# Liquid soap out of Fels Naptha



## Packedready (Mar 29, 2011)

I grate and cook a bar of Fels Naptha with 1/2 gallon of water and it thickens. I then cut it 50% it still thickens too much. How much should I cut it so it will pump through a soap dispenser? What am I doing wrong.

Thanks


----------



## linn (Jul 19, 2005)

I think you will find the mixture with Fels Naptha is more gel-like and probably will need to be mixed before using. I have never used it through a pump dispenser.


----------



## hismrsfinnegan (Sep 9, 2012)

I can't get my laundry detergent to come out of the pump dispenser right, sprays everywhere (leading to a clean laundry room).
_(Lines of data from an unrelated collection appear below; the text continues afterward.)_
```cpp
// ... 854 lines not shown
        P.spill_blocks = (uint32_t)(ctx->d_spill.capacity() / per_block);
    }
    P.persistent = ls.sched;
    P.flags = flags;
    P.world_lds = ls.world_lds;
    const bool dynamic = ls.pool;
    if (dynamic) {
        const size_t set = (size_t)kTileQueues * kQueueStride;
        P.tile_counter = ctx->d_tile_counter.get() + (ctx->head_set ? set : 0);
        P.next_tile_counter = ctx->d_tile_counter.get() + (ctx->head_set ? 0 : set);
        if (ls.pool && ctx->knobs.tile_order && cam) {
            if ((rc = plan_tile_order<R>(ctx, lens ? ctx->order_lens : ss ? ctx->order_ss : ctx->order, P, cam, depth,
                                         ls.grid, stream, q.lens)))
                return rc;
        }
    }
    if (flags & RT_FLAG_STAMPS) {
        if ((rc = ctx->d_stamps.reserve((size_t)2 * ls.grid))) return rc;
        P.stamps = ctx->d_stamps.get();
        ctx->stamp_count = ls.grid;
        if (ls.pool) {
            const size_t items = (size_t)P.n_tiles << kMaxSplitLog2;
            if ((rc = ctx->d_item_log.reserve(1 + 3 * items))) return rc;
            RT_HIP(hipMemsetAsync(ctx->d_item_log.get(), 0, sizeof(uint64_t), stream));
            P.item_log = ctx->d_item_log.get();
        }
    }
    uint32_t kinds = 0;
    for (int k = 0; k < kNumKinds; ++k)
        if (w.scene.kind_begin[k + 1] > w.scene.kind_begin[k]) kinds |= 1u << k;
    const bool sp = sizeof(R) == 4 && ls.pool && ctx->knobs.kind_variants && (kinds & ~kKindsSp) == 0 && !dup && !ss &&
                    ctx->kernel_build == KernelBuild::plain;
    if (flags & RT_FLAG_FAIL_LAUNCH) return set_error(RT_ERR_HIP, "launch refused (RT_FLAG_FAIL_LAUNCH)");
    if constexpr (sizeof(R) == 4) {
        const size_t ns = ctx->jit.shapes.size();
        const bool small_direct = jf && !ls.pool && cam && !ss && ns <= (size_t)kPrimaryRectSlots &&
                                  (int)ns == w.scene.kind_begin[kNumKinds];
        if (small_direct) launch_terms(ctx->jit.shapes.data(), w.scene.kind_begin, (int)ns, P.cam.origin, P.terms);
        if (small_direct && P.width <= kCullCols * kCullCellW && P.height <= kCullRows * kCullCellH) {
            const uint32_t nc = (P.width + kCullCellW - 1) / kCullCellW, nr = (P.height + kCullCellH - 1) / kCullCellH;
            uint32_t flip_cols[kCullCols + 1] = {}, flip_rows[kCullRows + 1] = {};
            auto outside = [&](const uint32_t r[4], uint32_t b) {
                const bool none = r[0] > r[2] || r[1] > r[3];
                const uint32_t c0 = none ? nc : r[0] / kCullCellW, c1 = none ? nc : r[2] / kCullCellW + 1;
                const uint32_t r0 = none ? nr : r[1] / kCullCellH, r1 = none ? nr : r[3] / kCullCellH + 1;
                flip_cols[0] ^= b, flip_cols[c0] ^= b, flip_cols[c1] ^= b;
                flip_rows[0] ^= b, flip_rows[r0] ^= b, flip_rows[r1] ^= b;
            };
            for (size_t s = 0; s < ns; ++s) {
                uint32_t r[4];
                primary_rect(P.cam, P.width, P.height, ctx->jit.shapes[s].bound, r);
                outside(r, 1u << s);
            }
            const ShadowLayout lay(w.scene.kind_begin, (int)ctx->jit.lights.size());
            if (lay.fits() &&(int)ctx->jit.lights.size() == w.scene.n_lights) {
                for (int p = lay.plane0; p < lay.plane0 + lay.planes; ++p) {
                    const ShapeRec<float>& pl = ctx->jit.shapes[p];
                    const float n[3] = {pl.inv[4], pl.inv[5], pl.inv[6]}, h = -pl.inv[7];
                    uint32_t near[4] = {0, 0, P.width - 1, P.height - 1};
                    for (int l = 0; l < lay.lights; ++l) {
                        const float* lp = ctx->jit.lights[l].position;
                        uint32_t sp[4];
                        shadow_near(P.cam, P.width, P.height, n, h, lp, sp);
                        for (int a = 0; a < 2; ++a) {
                            near[a] = sp[a] > near[a] ? sp[a] : near[a];
                            near[a + 2] = sp[a + 2] < near[a + 2] ? sp[a + 2] : near[a + 2];
                        }
                        for (size_t c = 0; c < ns; ++c) {
                            const int bit = lay.pair_bit(l, p, (int)c);
                            if (bit < 0) continue;
                            if ((int)c == p) {
                                if (shadow_self_clear(P.cam, n, h, lp)) flip_cols[0] ^= 1u << bit;
                                continue;
                            }
                            uint32_t r[4];
                            shadow_rect(P.cam, P.width, P.height, n, h, lp, ctx->jit.shapes[c].bound, r);
                            outside(r, 1u << bit);
                        }
                    }
                    auto blocks = [](uint32_t lo, uint32_t hi, uint32_t cell, uint32_t pixels, uint32_t& b0, uint32_t& b1) {
                        b0 = b1 = 0;
                        if (lo > hi) return;
                        b0 = (lo + cell - 1) / cell;
                        b1 = hi + 1 >= pixels ? (pixels + cell - 1) / cell : (hi + 1) / cell;
                        if (b1 < b0) b1 = b0;
                    };
                    const uint32_t nb = 1u << lay.near_bit(p);
                    uint32_t b0, b1;
                    blocks(near[0], near[2], kCullCellW, P.width, b0, b1);
                    flip_cols[b0] ^= nb, flip_cols[b1] ^= nb;
                    blocks(near[1], near[3], kCullCellH, P.height, b0, b1);
                    flip_rows[b0] ^= nb, flip_rows[b1] ^= nb;
                }
            }
            uint32_t acc = 0;
            for (uint32_t i = 0; i < nc; ++i) P.cull_cols[i] = acc ^= flip_cols[i];
            acc = 0;
            for (uint32_t j = 0; j < nr; ++j) P.cull_rows[j] = acc ^= flip_rows[j];
        }
    }
    if (jf) {
        const ShapeRec<R>* sh = P.scene.shapes;
        const MaterialRec<R>* mt = P.scene.materials;
        const PatternRec<R>* pt = P.scene.patterns;
        const LightRec<R>* lt = P.scene.lights;
        void* args[] = {&P, &sh, &mt, &pt, &lt, &lens_params};
// ... 1715 lines not shown
```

I am now asking my friends to save me laundry detergent jugs, and in the meantime, I had one on hand, my husband had two gallon anti freeze jugs WASHED OUT SO WELL SINCE WE WERE PUTTING GALLONS OF WATER FROM THEM IN THE CAR EVERY DAY FOR WEEKS! But I am still going to get more laundry detergent jugs after looking into a container with a spigot on it at the supermarket yesterday for $12+ Sorry, it didn't cost me $10- to make 5 gal. of laundry detergent that when diluted by half makes 10 gal. or enough for a year for my small family! I am FINALLY getting cheap!
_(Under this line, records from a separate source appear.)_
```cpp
const char* dmvae_last_error(void);
int dmvae_abi_version(void);


typedef struct dmvae_conv_desc {
  int32_t n, h, w;
  int32_t cin, cout;
  int32_t ks;
  int32_t upsample;
  int32_t act;
  int32_t out_f32;
  int32_t stride;
  int32_t transposed;
// ... 74 lines not shown
size_t dmvae_gemm_tn_batched_workspace(int M, int N, int K, int batch);
int dmvae_gemm_tn_batched(const void* A, const void* B, void* C, void* workspace, size_t workspace_bytes, int M,
                          int N, int K, int batch, long long a_bs, long long b_bs, long long c_bs, float alpha,
                          int out_f32, dmvae_stream_t stream);

int dmvae_linear_rows_supported(int M, int N, int K);
int dmvae_linear_rows_bf16(const void* x, const void* w, const void* bias, void* y, int M, int N, int K, int ldx, int ldw, int ldy, int act,
                           int bias_bf16, int out_f32, int w_layout, dmvae_stream_t stream);
int dmvae_linear_rows_wgrad(const void* dy, const void* x, void* dw, void* db, int M, int N, int K, int lddy, int ldx, int accumulate, dmvae_stream_t stream);

int dmvae_set_dynamic(int on);

int dmvae_linear_bf16(const void* x, const void* w, const void* bias, void* y, int M, int N, int K, int lda, int ldw, int ldy,
                      int act, int bias_bf16, int out_f32, int w_layout, dmvae_stream_t stream);
int dmvae_linear_bf16_plan(int M, int N, int K, int* tile_cols, int* tile_rows);
int dmvae_linear_bf16_batched_supported(int batch, int M, int N, int K);
int dmvae_linear_bf16_batched(const void* x, const void* w, void* y, int batch, int M, int N, int K, int lda, int ldw, int ldy, long long sx, long long sw,
                              long long sy, int out_f32, dmvae_stream_t stream);
int dmvae_linear_bf16_swiglu_pre(const void* x, const void* w, const void* bias, void* g, void* x12, int M, int N, int K, int lda, int ldw, int ldg,
                                 int ldx12, int bias_bf16, int w_layout, dmvae_stream_t stream);

int dmvae_linear_bf16_sk_supported(int M, int N, int K, int splits, int tile);
size_t dmvae_linear_bf16_sk_workspace(int M, int N, int K, int splits, int tile);
int dmvae_linear_bf16_sk(const void* x, const void* w, const void* bias, void* y, void* workspace, size_t workspace_bytes, int splits, int tile,
                         int M, int N, int K, int lda, int ldw, int ldy, int act, int bias_bf16, int w_layout, dmvae_stream_t stream);
int dmvae_linear_weight_t_kmajor(const void* w, void* out, int N, int K, dmvae_stream_t stream);

int dmvae_softmax_rows_fwd(const void* s, void* p, int rows, int cols, float scale, dmvae_stream_t stream);
int dmvae_softmax_rows_bwd(const void* dp, const void* p, void* ds, int rows, int cols, float scale,
                           dmvae_stream_t stream);
// ... 365 lines not shown
```

Before: 502.2.

## Add segmented GEMM mode so ViT fc1 tiles skip CLS rows via strip pass

Adds a segmented linear mode for the frozen ViT feature extractor's fc1 GEMM. Each sequence of s rows has its leading CLS row handled by a small MFMA strip pass run before the main tiled loop. The main tiles then cover only the remaining 256-multiple token rows, so per-image sequences of 257 tokens no longer spill into a partially filled tile. The planner weighs the strip cost against tile savings, and the GELU epilogue is also rewritten with contraction off and an explicit fma.

```diff
diff --git a/dmvae_amd/_lib.py b/dmvae_amd/_lib.py
--- a/dmvae_amd/_lib.py
+++ b/dmvae_amd/_lib.py
@@ -72,6 +72,8 @@
     "dmvae_linear_bf16_batched_supported": (c_int, [c_int] * 4),
     "dmvae_linear_bf16_batched": (c_int, [c_void_p] * 3 + [c_int] * 7 + [c_longlong] * 3 + [c_int, c_void_p]),
     "dmvae_linear_bf16_plan": (c_int, [c_int, c_int, c_int, POINTER(c_int), POINTER(c_int)]),
+    "dmvae_linear_bf16_seg": (c_int, [c_void_p] * 4 + [c_int] * 13 + [c_void_p]),
+    "dmvae_linear_bf16_seg_plan": (c_int, [c_int] * 6 + [POINTER(c_int)] * 3),
     "dmvae_linear_weight_t_kmajor": (c_int, [c_void_p, c_void_p, c_int, c_int, c_void_p]),
     "dmvae_pack_entry_bytes": (c_size_t, []),
     "dmvae_pack_weights_batched": (c_int, [c_void_p, c_int, c_ulonglong, c_int, c_void_p]),
diff --git a/dmvae_amd/csrc/common.h b/dmvae_amd/csrc/common.h
--- a/dmvae_amd/csrc/common.h
+++ b/dmvae_amd/csrc/common.h
@@ -64,14 +64,15 @@
 __device__ __forceinline__ float sigmoid_exact(float x) { return 1.0f / (1.0f + expf(-x)); }
 
 __device__ __forceinline__ float dmvae_gelu_f(float x) {
+#pragma clang fp contract(off)
   const float z = fabsf(x) * 0.70710678118654752f;
   const float t = __builtin_amdgcn_rcpf(__builtin_fmaf(0.3275911f, z, 1.0f));
   float p = __builtin_fmaf(1.061405429f, t, -1.453152027f);
   p = __builtin_fmaf(p, t, 1.421413741f);
   p = __builtin_fmaf(p, t, -0.284496736f);
   p = __builtin_fmaf(p, t, 0.254829592f);
-  const float e = p * t * __expf(-z * z);
-  return 0.5f * x * (x < 0.f ? e : 2.0f - e);
+  const float pt = p * t, ex = __expf(-z * z);
+  return 0.5f * x * (x < 0.f ? pt * ex : __builtin_fmaf(-ex, pt, 2.0f));
 }
 
 __device__ __forceinline__ unsigned xcd_remap(unsigned flat, unsigned total) {
diff --git a/dmvae_amd/csrc/gemm_pp.hip b/dmvae_amd/csrc/gemm_pp.hip
--- a/dmvae_amd/csrc/gemm_pp.hip
+++ b/dmvae_amd/csrc/gemm_pp.hip
@@ -29,7 +29,18 @@
   unsigned slab_bytes;
   void* y2;
   int ldy2;
+  int seg_rows, seg_skip, nseg, seg_tps;
+  float inv_tps;
 };
+
+template <int ACT>
+__device__ __forceinline__ float act_value(float v) {
+  if constexpr (ACT == 0) return v;
+  else {
+    const float x = (float)(bf16)v;
+    return ACT == 5 ? dmvae_gelu_f(x) : x * sigmoidf_(x);
+  }
+}
 
 constexpr int SK_COHERENT = 1 | 16;
 
@@ -89,6 +100,16 @@
     if (nt >= a.ntn) { mt++; nt -= a.ntn; }
     m0 = __builtin_amdgcn_readfirstlane(mt) * TP;
     n0 = __builtin_amdgcn_readfirstlane(nt) * TM;
+    if constexpr (!BATCHED && !SK) {
+      if (a.seg_rows) {
+        const int mtu = __builtin_amdgcn_readfirstlane(mt);
+        int sg = (int)((float)mtu * a.inv_tps);
+        int r = mtu - sg * a.seg_tps;
+        if (r < 0) { sg--; r += a.seg_tps; }
+        if (r >= a.seg_tps) { sg++; r -= a.seg_tps; }
+        m0 = __builtin_amdgcn_readfirstlane(sg * a.seg_rows + a.seg_skip + r * TP);
+      }
+    }
 #pragma unroll
     for (int p = 0; p < NPA; p++) {
       const int rl = (wave * NPA + p) * 16 + (lane_c >> 2);
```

and yes, Fels Naptha needs to be shaken each time before being used, and don't forget that after you melt it and mix the first batch, it still needs to be diluted by 50% AGAIN when using it as a laundry detergent. I keep one small jar just for stains though.


----------



## Packedready (Mar 29, 2011)

I am wondering if there is any other bar soap that doesn't need to be shaken, I want to make liquid soap. I use a scooper for the Fels Naptha to put it in the laundry.


----------



## linn (Jul 19, 2005)

I think all bar soap will work the same way. The mixture usually resembles, (please excuse the expression), "snot."


----------



## Packedready (Mar 29, 2011)

Thanks for all the answer's that is what I thought, I guess I will have to learn how to make liquid soap the real way!


----------



## lathermaker (May 7, 2010)

linn said:


> I think all bar soap will work the same way. The mixture usually resembles, (please excuse the expression), "snot."


LOL....you beat me to it!


----------